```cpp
static int debug_gemm_fill(const m3pc_debug_gemm_args* a, GemmP& p) {
    if (!a) return fail(M3PC_EINVAL, "debug_gemm_ex: null argument");
    const int dt = a->dtype;
    if (dt != DT_F32 && dt != DT_BF16 && dt != DT_X3) return fail(M3PC_EINVAL, "debug_gemm_ex: dtype %d", dt);
    if (!a->A || !a->W || !a->C) return fail(M3PC_EINVAL, "debug_gemm_ex: null operand");
    if (a->M < 1 || a->M > (1 << 20) || a->N < 32 || a->N > (1 << 16) || a->K < 1 || a->K > (1 << 16)) return fail(M3PC_EINVAL, "debug_gemm_ex: M / N / K out of range");
    const int es = dt == DT_BF16 ? 2 : 4;
    if (a->N % 32) return fail(M3PC_EINVAL, "debug_gemm_ex: N %d is not a multiple of 32 (columns would be dropped)", a->N);
    if (((long long)a->K * es) % 128) return fail(M3PC_EINVAL, "debug_gemm_ex: K %d is not a whole number of 128-byte k-tiles (k terms would be dropped)", a->K);
    if (dt == DT_F32 && !a->f32out) return fail(M3PC_EINVAL, "debug_gemm_ex: fp32 operands have fp32 output only");
    const int f32out = dt == DT_F32 || a->f32out;
    const int os = f32out ? 4 : 2;
    const uintptr_t ptrs = (uintptr_t)a->A | (uintptr_t)a->W | (uintptr_t)a->C | (uintptr_t)a->bias | (uintptr_t)a->rowtab | (uintptr_t)a->res |
                           (uintptr_t)a->ws | (uintptr_t)a->ln_g | (uintptr_t)a->ln_b | (uintptr_t)a->ln_out | (uintptr_t)a->a_ln_g |
                           (uintptr_t)a->a_ln_b;
    if (ptrs & 15) return fail(M3PC_EINVAL, "debug_gemm_ex: pointers must be 16-byte aligned");
    if (a->lda < a->K || a->ldw < a->K || a->ldc < a->N || (a->res && a->ldr < a->N) || (a->rowtab && a->rt_ld < a->N))
        return fail(M3PC_EINVAL, "debug_gemm_ex: a leading dimension is below its row length");
    if (((long long)a->lda * es) % 16 || ((long long)a->ldw * (dt == DT_F32 ? 4 : 2)) % 16 || (dt == DT_X3 && a->ldw % 4) || ((long long)a->ldc * os) % 16 ||
        (a->res && a->ldr % 4) || (a->rowtab && a->rt_ld % 4))
        return fail(M3PC_EINVAL, "debug_gemm_ex: rows of a leading dimension leave 16-byte alignment");
    if (a->rowtab && a->rt_mod < 1) return fail(M3PC_EINVAL, "debug_gemm_ex: rowtab with rt_mod %d", a->rt_mod);
    for (const int* m : {a->amap, a->cmap})
        if (m[0] < 0 || m[2] < 0 || (m[0] >= 1 && m[1] < m[0])) return fail(M3PC_EINVAL, "debug_gemm_ex: row map {%d, %d, %d}", m[0], m[1], m[2]);
    if (a->ws && a->ws_bytes < 0) return fail(M3PC_EINVAL, "debug_gemm_ex: negative ws_bytes");
    if (a->ln_out && (!f32out || !a->ln_g || !a->ln_b)) return fail(M3PC_EINVAL, "debug_gemm_ex: ln_out needs fp32 C, ln_g and ln_b");
    if ((a->a_ln_g != nullptr) != (a->a_ln_b != nullptr)) return fail(M3PC_EINVAL, "debug_gemm_ex: a_ln_g and a_ln_b go together");
    const int v = a->variant;
    if (!(v == 0 || (dt == DT_BF16 && (v == 2 || v == 26 || v == 37 || v == 43 || v == 44)) || (dt == DT_F32 && v == 2)))
        return fail(M3PC_EINVAL, "debug_gemm_ex: variant %d of dtype %d is not one this hook drives", v, dt);
    if (v == 44 && a->a_padded && a->M % 256 && 256 - a->M % 256 > 127)
        return fail(M3PC_EINVAL, "debug_gemm_ex: variant 44 with a_padded would read %d rows behind A", 256 - a->M % 256);
    p = gemm_basic(a->A, a->lda, a->W, a->ldw, a->M, a->N, a->K, a->bias);
    p.amap = RowMap{a->amap[0], a->amap[1], a->amap[2]};
    p.cmap = RowMap{a->cmap[0], a->cmap[1], a->cmap[2]};
    p.rowtab = a->rowtab;
    if (a->rowtab) {
        p.rt_mod = a->rt_mod;
        p.rt_ld = a->rt_ld;
    }
    p.gelu = a->gelu ? 1 : 0;
    p.res = a->res;
    p.ldr = a->ldr;
    if (f32out)
        p.Cf = (float*)a->C;
    else
        p.Cb = (bf16_t*)a->C;
    p.ldc = a->ldc;
    p.ws = a->ws;
    p.ws_bytes = a->ws ? a->ws_bytes : 0;
    p.a_padded = a->a_padded ? 1 : 0;
    p.ln_g = a->ln_out ? a->ln_g : nullptr;
    p.ln_b = a->ln_out ? a->ln_b : nullptr;
    p.ln_out = a->ln_out;
    p.a_ln_g = a->a_ln_g;
    p.a_ln_b = a->a_ln_b;
    p.variant = v;
    if (a->a_ln_g && (dt != DT_F32 || !a->ws || v == 2 || !gemm_f32_direct_covers(p)))
        return fail(M3PC_EINVAL, "debug_gemm_ex: a_ln_* on a problem the few-row fp32 kernel does not take (the fold would be dropped)");
    return 0;
}

static int debug_gemm_plan(const m3pc_debug_gemm_args* a, GemmP& p, int* plan) {
    if (a && a->picked) a->picked[0] = a->picked[1] = a->picked[2] = a->picked[3] = 0;
    if (int rc = debug_gemm_fill(a, p)) return rc;
    const int dt = a->dtype;
    if (dt == DT_X3) p.w_lo_off = (long long)a->N * a->ldw;
    M3PC_GEMM_PICK(0, 0, 0, 0);
    g_gemm_dry = 1;
    const int dry = dt == DT_X3 ? launch_gemm_x3(p, nullptr) : launch_gemm(p, dt, nullptr);
    g_gemm_dry = 0;
    for (int i = 0; i < 4; ++i) plan[i] = g_gemm_picked[i];
    if (dry < 0 || plan[0] == 0) return fail(M3PC_EINVAL, "debug_gemm_ex: no kernel of the dispatch covers this problem (epilogue flags / shape)");
    if (a->N % 64 && plan[0] != 5)
        return fail(M3PC_EINVAL, "debug_gemm_ex: N %d is not a multiple of 64 (kernel %d would drop columns)", a->N, plan[0]);
    const int v = a->variant;
    const int want = dt != DT_BF16 ? 0 : v == 2 ? 8 : v == 26 ? 7 : v == 37 ? 9 : v == 43 ? 10 : v == 44 ? 11 : 0;
    if (want && plan[0] != want) return fail(M3PC_EINVAL, "debug_gemm_ex: variant %d does not take this problem (kernel %d would run)", v, plan[0]);
    return 0;
}

int m3pc_debug_gemm_plan(const m3pc_debug_gemm_args* a) {
    GemmP p;
    int plan[4];
    if (int rc = debug_gemm_plan(a, p, plan)) return rc;
    if (a->picked)
        for (int i = 0; i < 4; ++i) a->picked[i] = plan[i];
    return 0;
}

int m3pc_debug_gemm_ex(const m3pc_debug_gemm_args* a) {
    GemmP p;
    int plan[4];
    if (int rc = debug_gemm_plan(a, p, plan)) return rc;
    hipStream_t st = (hipStream_t)a->stream;
    if (a->dtype == DT_X3) {
        static bf16_t* wsplit = nullptr;
        static size_t cap = 0;
        const size_t nw = (size_t)a->N * a->ldw;
        if (nw > cap) {
            if (wsplit) HIPCHK(hipFree(wsplit));
            wsplit = nullptr;
            cap = 0;
            HIPCHK(hipMalloc((void**)&wsplit, 2 * nw * sizeof(bf16_t)));
            cap = nw;
        }
        launch_f32_split_bf16((const float*)a->W, wsplit, wsplit + nw, (long long)nw, st);
        p.W = wsplit;
    }
    M3PC_GEMM_PICK(0, 0, 0, 0);
// ... 756 lines not shown
```

Measured before the change: 874.2 plan-steps/s.

## Choose GEMM workgroup tile order by modeled per-XCD operand traffic

Adds a host-side model that estimates the bytes each of the 8 contiguous workgroup runs (one per XCD) must load under row-panel, column-panel or k-slice orderings, and picks the cheapest. The kernels map blockIdx through the chosen order, and split-K now also remaps the k-slice index so slices can be interleaved across XCDs. The aim is to cut duplicated A/W fetches across XCD L2 caches. It costs extra index arithmetic in every kernel and a small host-side loop per launch, and an env var can force an order.

```diff
diff --git a/include/m3pc_hip_debug.h b/include/m3pc_hip_debug.h
--- a/include/m3pc_hip_debug.h
+++ b/include/m3pc_hip_debug.h
@@ -34,6 +34,7 @@
     const float* a_ln_g;
     const float* a_ln_b;
     int variant;
+    int order;
     void* stream;
     int* picked;
 } m3pc_debug_gemm_args;
diff --git a/m3pc_amd/build.py b/m3pc_amd/build.py
--- a/m3pc_amd/build.py
+++ b/m3pc_amd/build.py
@@ -32,7 +32,7 @@
 
 def build_library(force: bool = False, verbose: bool = False, lab: bool = False) -> str:
     hipcc = _hipcc()
-    headers = [os.path.join(CSRC, n) for n in ("kernels.h", "gemm_epilogue.h", "gemm_stage_asm.h", "m3pc_internal.h", "cert_resolve.h", "exports.map")] + \
+    headers = [os.path.join(CSRC, n) for n in ("kernels.h", "gemm_order.h", "gemm_epilogue.h", "gemm_stage_asm.h", "m3pc_internal.h", "cert_resolve.h", "exports.map")] + \
               [os.path.join(os.path.dirname(HERE), "include", n) for n in ("m3pc_hip.h", "m3pc_hip_debug.h")]
     objdir = os.path.join(CSRC, "build_lab" if lab else "build")
     os.makedirs(objdir, exist_ok=True)
diff --git a/m3pc_amd/csrc/gemm.hip b/m3pc_amd/csrc/gemm.hip
--- a/m3pc_amd/csrc/gemm.hip
+++ b/m3pc_amd/csrc/gemm.hip
@@ -1,3 +1,5 @@
+#include <cstring>
+
 #include "kernels.h"
 
 namespace m3pc {
@@ -48,14 +50,8 @@
     const int wr = wid >> 1, wc = wid & 1;
     const int ntn = p.N / BN;
     const int ntm = (p.M + BM - 1) / BM;
-    const int nwg = ntm * ntn;
-    int bid = blockIdx.x;
-    {
-        const int q = nwg / 8, r = nwg % 8, x = bid % 8, i = bid / 8;
-        bid = (x < r ? x * (q + 1) : r * (q + 1) + (x - r) * q) + i;
-    }
-    const int tm = bid / ntn, tn = bid % ntn;
-    const int row0 = tm * BM, col0 = tn * BN;
+    const GemmBlock blk = gemm_block_of(p.order, (int)(blockIdx.x + gridDim.x * blockIdx.y), ntm, ntn, (int)gridDim.y);
+    const int row0 = blk.tm * BM, col0 = blk.tn * BN;
 
     const char* Ab = (const char*)p.A;
     const char* Wb = (const char*)p.W;
@@ -63,8 +59,8 @@
     const int nkt = (int)((long long)p.K * sizeof(T) / 128);
     int kt0 = 0, kt1 = nkt;
     if constexpr (EPI & EPI_SPLITK) {
-        kt0 = (int)((long long)nkt * blockIdx.y / gridDim.y);
-        kt1 = (int)((long long)nkt * (blockIdx.y + 1) / gridDim.y);
+        kt0 = (int)((long long)nkt * blk.ks / gridDim.y);
+        kt1 = (int)((long long)nkt * (blk.ks + 1) / gridDim.y);
     }
 
     const char* a_src[A_CH];
@@ -155,7 +151,7 @@
     }
 
     if constexpr (EPI & EPI_SPLITK) {
-        float* slab = p.ws + (long long)blockIdx.y * p.M * p.N;
+        float* slab = p.ws + (long long)blk.ks * p.M * p.N;
 #pragma unroll
         for (int i = 0; i < TM; ++i)
 #pragma unroll
@@ -294,35 +290,39 @@
     return 0;
 }
 
+int gemm_order_forced() {
+    static const int forced = [] {
+        const char* e = M3PC_ENV("M3PC_GEMM_ORDER");
+        if (!e) return (int)GEMM_ORDER_AUTO;
+        return !strcmp(e, "row") ? (int)GEMM_ROW_PANEL : !strcmp(e, "col") ? (int)GEMM_COL_PANEL : !strcmp(e, "kslice") ? (int)GEMM_K_SLICE : (int)GEMM_ORDER_AUTO;
+    }();
+    return forced;
+}
+
 template <typename T, int BM, int BN, int EPI>
-static void launch_cfg(const GemmP& p, hipStream_t st) {
+static void launch_cfg(const GemmP& p_in, int S, hipStream_t st) {
+    GemmP p = p_in;
+    const int nkt = (int)((long long)p.K * sizeof(T) / 128);
+    p.order = gemm_order_pick(p.order ? p.order : gemm_order_forced(), p.M, p.N, nkt, S, BM, BN);
     const int grid = ((p.M + BM - 1) / BM) * (p.N / BN);
-    M3PC_GEMM_LAUNCH((gemm_kernel<T, BM, BN, EPI>), dim3(grid), dim3(256), 0, st, p);
+    M3PC_GEMM_LAUNCH((gemm_kernel<T, BM, BN, EPI>), dim3(grid, S), dim3(256), 0, st, p);
 }
 
 template <typename T, int EPI>
 static int launch_epi(const GemmP& p, hipStream_t st) {
-    const long long big_tiles = (long long)((p.M + 127) / 128) * (p.N / 128);
-    if ((p.N % 128) != 0 || big_tiles < 512) {
-        const long long tiles = (long long)((p.M + 63) / 64) * (p.N / 64);
+    if (!gemm_takes_big_tiles(p.M, p.N)) {
         const int nkt = (int)((long long)p.K * sizeof(T) / 128);
-        int S = 1;
-        if (sizeof(T) == 4 && p.ws && tiles < 768 && (tiles < 200 || nkt > 16)) {
-            S = (int)((1023 + tiles) / tiles);
-            if (S > nkt / 4) S = nkt / 4;
-            if (S > 16) S = 16;
-            while (S > 1 && (long long)S * p.M * p.N * 4 > p.ws_bytes) --S;
-        }
+        const int S = sizeof(T) == 4 && p.ws ? gemm_split_count(p.M, p.N, nkt, p.ws_bytes) : 1;
         M3PC_GEMM_PICK(sizeof(T) == 4 ? 1 : 3, S, 0, 0);
         if (S > 1) {
-            M3PC_GEMM_LAUNCH((gemm_kernel<T, 64, 64, EPI_SPLITK>), dim3((unsigned)tiles, S), dim3(256), 0, st, p);
+            launch_cfg<T, 64, 64, EPI_SPLITK>(p, S, st);
             return launch_splitk_reduce(p, S, (int)(sizeof(T) == 4), st);
         } else {
-            launch_cfg<T, 64, 64, EPI>(p, st);
+            launch_cfg<T, 64, 64, EPI>(p, 1, st);
         }
     } else {
         M3PC_GEMM_PICK(sizeof(T) == 4 ? 2 : 4, 1, 0, 0);
-        launch_cfg<T, 128, 128, EPI>(p, st);
+        launch_cfg<T, 128, 128, EPI>(p, 1, st);
     }
     return 0;
 }
diff --git a/m3pc_amd/csrc/gemm_order.h b/m3pc_amd/csrc/gemm_order.h
--- /dev/null
+++ b/m3pc_amd/csrc/gemm_order.h
@@ -0,0 +1,111 @@
+#pragma once
+
+#if defined(__HIPCC__)
+#define M3PC_ORDER_HD __host__ __device__
+#else
+#define M3PC_ORDER_HD
+#endif
+
+namespace m3pc {
+
+enum GemmOrder { GEMM_ORDER_AUTO = 0, GEMM_ROW_PANEL = 1, GEMM_COL_PANEL = 2, GEMM_K_SLICE = 3 };
+
+struct GemmBlock {
+    int tm, tn, ks;
+};
+
+M3PC_ORDER_HD inline int gemm_run_start(int x, int n) {
+    const int q = n / 8, r = n % 8;
+    return x < r ? x * (q + 1) : r * (q + 1) + (x - r) * q;
+}
+M3PC_ORDER_HD inline int gemm_run_item(int b, int n) { return gemm_run_start(b % 8, n) + b / 8; }
+
+M3PC_ORDER_HD inline GemmBlock gemm_block_of(int order, int lin, int ntm, int ntn, int S) {
+    const int nwg = ntm * ntn;
+    GemmBlock g;
+    if (order == GEMM_K_SLICE) {
+        const int it = gemm_run_item(lin, nwg * S);
+        const int t = it % nwg;
+        g.ks = it / nwg;
+        g.tm = t / ntn;
+        g.tn = t % ntn;
+    } else {
+        const int t = gemm_run_item(lin % nwg, nwg);
+        g.ks = lin / nwg;
+        if (order == GEMM_COL_PANEL) {
+            g.tn = t / ntm;
+            g.tm = t % ntm;
+        } else {
+            g.tm = t / ntn;
+            g.tn = t % ntn;
+        }
+    }
+    return g;
+}
+
+
+inline bool gemm_takes_big_tiles(int M, int N) { return N % 128 == 0 && (long long)((M + 127) / 128) * (N / 128) >= 512; }
+
+inline int gemm_split_count(int M, int N, int nkt, long long ws_bytes) {
+    const long long tiles = (long long)((M + 63) / 64) * (N / 64);
+    int S = 1;
+    if (tiles < 768 && (tiles < 200 || nkt > 16)) {
+        S = (int)((1023 + tiles) / tiles);
+        if (S > nkt / 4) S = nkt / 4;
+        if (S > 16) S = 16;
+        while (S > 1 && (long long)S * M * N * 4 > ws_bytes) --S;
+    }
+    return S;
+}
+
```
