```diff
@@ -355,9 +377,26 @@
         }
         __syncthreads();
         L.skeys[tid] = key;
-        L.sslots[tid] = slot;
-        __syncthreads();
-        if (tid < keep) live[tid] = slot;
+        __syncthreads();
+        u32 cnt[16];
+#pragma unroll
+        for (int o = 0; o < 16; ++o) cnt[o] = 0u;
+#pragma unroll
+        for (u32 step = 32u; step > 0u; step >>= 1) {
+#pragma unroll
+            for (int o = 0; o < 16; ++o)
+                if (L.skeys[(u32)o * 64u + cnt[o] + step - 1u] < key) cnt[o] += step;
+        }
+        u32 rank = 0u;
+#pragma unroll
+        for (int o = 0; o < 16; ++o) rank += cnt[o] + (L.skeys[(u32)o * 64u + cnt[o]] < key ? 1u : 0u);
+        __syncthreads();
+        if (key != EMPTY64) {
+            L.skeys[rank] = key;
+            L.sslots[rank] = slot;
+            live[rank] = slot;
+        }
+        __syncthreads();
     } else if (sort_out) {
         u32 N = 1;
         while (N < keep) N <<= 1;
@@ -369,6 +408,7 @@
         bitonic_lds(L.skeys, L.sslots, N);
         for (u32 i = tid; i < keep; i += nthr) live[i] = L.sslots[i];
     }
+    EPI_STAMP(5);
     if (tid == 0) {
         ctl->n_live = keep;
         const u64 cur = ctl->tau;
@@ -437,6 +477,7 @@
                                                    u32 *s_cnt, u32 *s_off, u32 &s_live) {
     Ctl *ctl = a.ctl;
     const u32 tid = threadIdx.x, lane = tid & 63u, wave = tid >> 6;
+    EPI_STAMP(0);
     const bool skip = (a.flags & EPI_GATED) && ctl->spec_ok == 0u;
     if (!skip) {
         u32 M = ctl->n_live;
@@ -490,6 +531,10 @@
             __syncthreads();
             M = s_live;
         }
+        EPI_STAMP(1);
+#ifdef FH_EPI_STAMPS
+        if (tid == 0 && blockIdx.x == 0) g_epi_stamps[12] = M;
+#endif
         u32 kept = PRUNE_DECLINED;
         const u32 force = a.flags & EPI_PRUNE_FORCE, sort_out = (a.flags & EPI_SORT) ? 1u : 0u;
         if ((a.flags & (EPI_PRUNE_FORCE | EPI_PRUNE_TRIGGER)) && !ctl->need_big && (force || M > a.trigger)) {
@@ -501,6 +546,7 @@
             }
         }
         __syncthreads();
+        EPI_STAMP(6);
         if (a.flags & EPI_VERDICT) {
             if (tid == 0) {
                 const bool dry = ctl->next_unit >= a.n_units && ctl->n_left_out == 0u;
@@ -531,6 +577,7 @@
     u32 fin = 0u;
     if ((a.flags & EPI_GATHER) && !skip) {
         __syncthreads();
+        EPI_STAMP(7);
         const bool spec_ok = !(a.flags & EPI_NEED_SPEC) || ctl->spec_ok != 0u;
         const bool dry = a.check_units == 0u || (ctl->next_unit >= a.check_units && ctl->n_left_out == 0u);
         const bool rows_ok = (a.flags & EPI_KEEP_ALL) ? true : (u64)ctl->n_live <= a.size;
@@ -539,6 +586,7 @@
         __syncthreads();
         if (fin && tid == 0) ctl->sorted = fin;
     }
+    EPI_STAMP(8);
     if (a.h_ctl) {
         __syncthreads();
         const u32 *src = reinterpret_cast<const u32 *>(ctl);
@@ -546,25 +594,24 @@
         for (u32 i = tid; i < (u32)(sizeof(Ctl) / 4); i += 1024u) dst[i] = src[i];
         __threadfence_system();
     }
+    EPI_STAMP(9);
     if (fin == FIN_OK_RESET) {
         __syncthreads();
         const SmallLds L = small_lds(smem, s_hist, s_wsum, s_bcast, s_cnt);
         const u32 nl = ctl->n_live, nd = ctl->n_dead;
         u64 *khi = ctl->kmer_hi;
         const bool from_live = nl > (u32)SMALL_SORT_MAX;
-        for (u32 i = tid; i < nl; i += 1024u) {
-            const u32 sl = from_live ? a.live[i] : L.sslots[i];
-            clear_entry(&a.table[sl]);
-            if (khi) khi[sl] = EMPTY64;
-        }
-        for (u32 i = tid; i < nd; i += 1024u) {
-            const u32 sl = a.dead[i];
-            clear_entry(&a.table[sl]);
-            if (khi) khi[sl] = EMPTY64;
-        }
-        __syncthreads();
+#ifdef FH_EPI_STAMPS
+        if (tid == 0 && blockIdx.x == 0) g_epi_stamps[13] = nl, g_epi_stamps[14] = nd;
+#endif
+        const u32 *const live_list = a.live, *const dead_list = a.dead, *const sorted_slots = L.sslots;
+        clear_entries_by_word(a.table, nl, khi, [=](u32 i) { return from_live ? live_list[i] : sorted_slots[i]; });
+        clear_entries_by_word(a.table, nd, khi, [=](u32 i) { return dead_list[i]; });
+        __syncthreads();
+        EPI_STAMP(10);
         init_ctl_dev(ctl, a.tau0, 0u, a.size, (a.flags & EPI_KEEP_ALL) ? a.max_hash : 0ull, a.hist_on);
     }
+    EPI_STAMP(11);
     return fin;
 }
 
diff --git a/finch_rs_amd/csrc/fh_spec_plan.h b/finch_rs_amd/csrc/fh_spec_plan.h
--- /dev/null
+++ b/finch_rs_amd/csrc/fh_spec_plan.h
@@ -0,0 +1,30 @@
+#pragma once
+#include <cstdint>
+
+namespace fh_spec {
+
+constexpr uint64_t TILE_POS = 2048;
+constexpr uint32_t UNIT_TILES = 2;
+constexpr uint64_t SPEC_MAX_POS = 64ull << 20, SPEC_PREFIX_POS = 32ull << 20, SPEC_PREFIX_MIN = 1ull << 20;
+
+constexpr uint32_t tile_unit_tiles(uint64_t tiles, uint64_t max_waves) { return tiles < (uint64_t)UNIT_TILES * 2 * max_waves ? 1u : UNIT_TILES; }
+
+constexpr uint64_t grid_waves(uint64_t units, uint64_t max_waves, uint64_t wpb) {
+    const uint64_t w = units < 1 ? 1 : (units < max_waves ? units : max_waves);
+    return (w + wpb - 1) / wpb * wpb;
+}
+
+constexpr uint64_t prefix_positions(uint64_t want, uint64_t tile, bool seg, uint64_t max_waves, uint64_t wpb) {
+    const uint64_t tiles_down = want / tile < 1 ? 1 : want / tile;
+    if (max_waves == 0 || wpb == 0 || max_waves % wpb != 0) return tiles_down * tile;
+    uint64_t tiles = (want + tile - 1) / tile;
+    for (int pass = 0; pass < 2; ++pass) {
+        const uint64_t ut = seg ? 1u : tile_unit_tiles(tiles, max_waves);
+        const uint64_t units = (tiles + ut - 1) / ut;
+        const uint64_t waves = 2 * units > max_waves ? max_waves : grid_waves(units, max_waves, wpb);
+        tiles = (units + waves - 1) / waves * waves * ut;
+    }
+    return tiles * tile <= SPEC_MAX_POS ? tiles * tile : tiles_down * tile;
+}
+
+}
```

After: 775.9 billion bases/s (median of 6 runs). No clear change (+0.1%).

——————————

- _WHAT YOU NEED TO DO_
Each line above where the word "else" occurs should be copied out.

- _EXERCISE RESULT_
    else
     objdir = os.path.join(CSRC, "build_lab" if lab else "build")
         } else {
     } else {
+#else
+    } else {
+        } else {
     } else if (sort_out) {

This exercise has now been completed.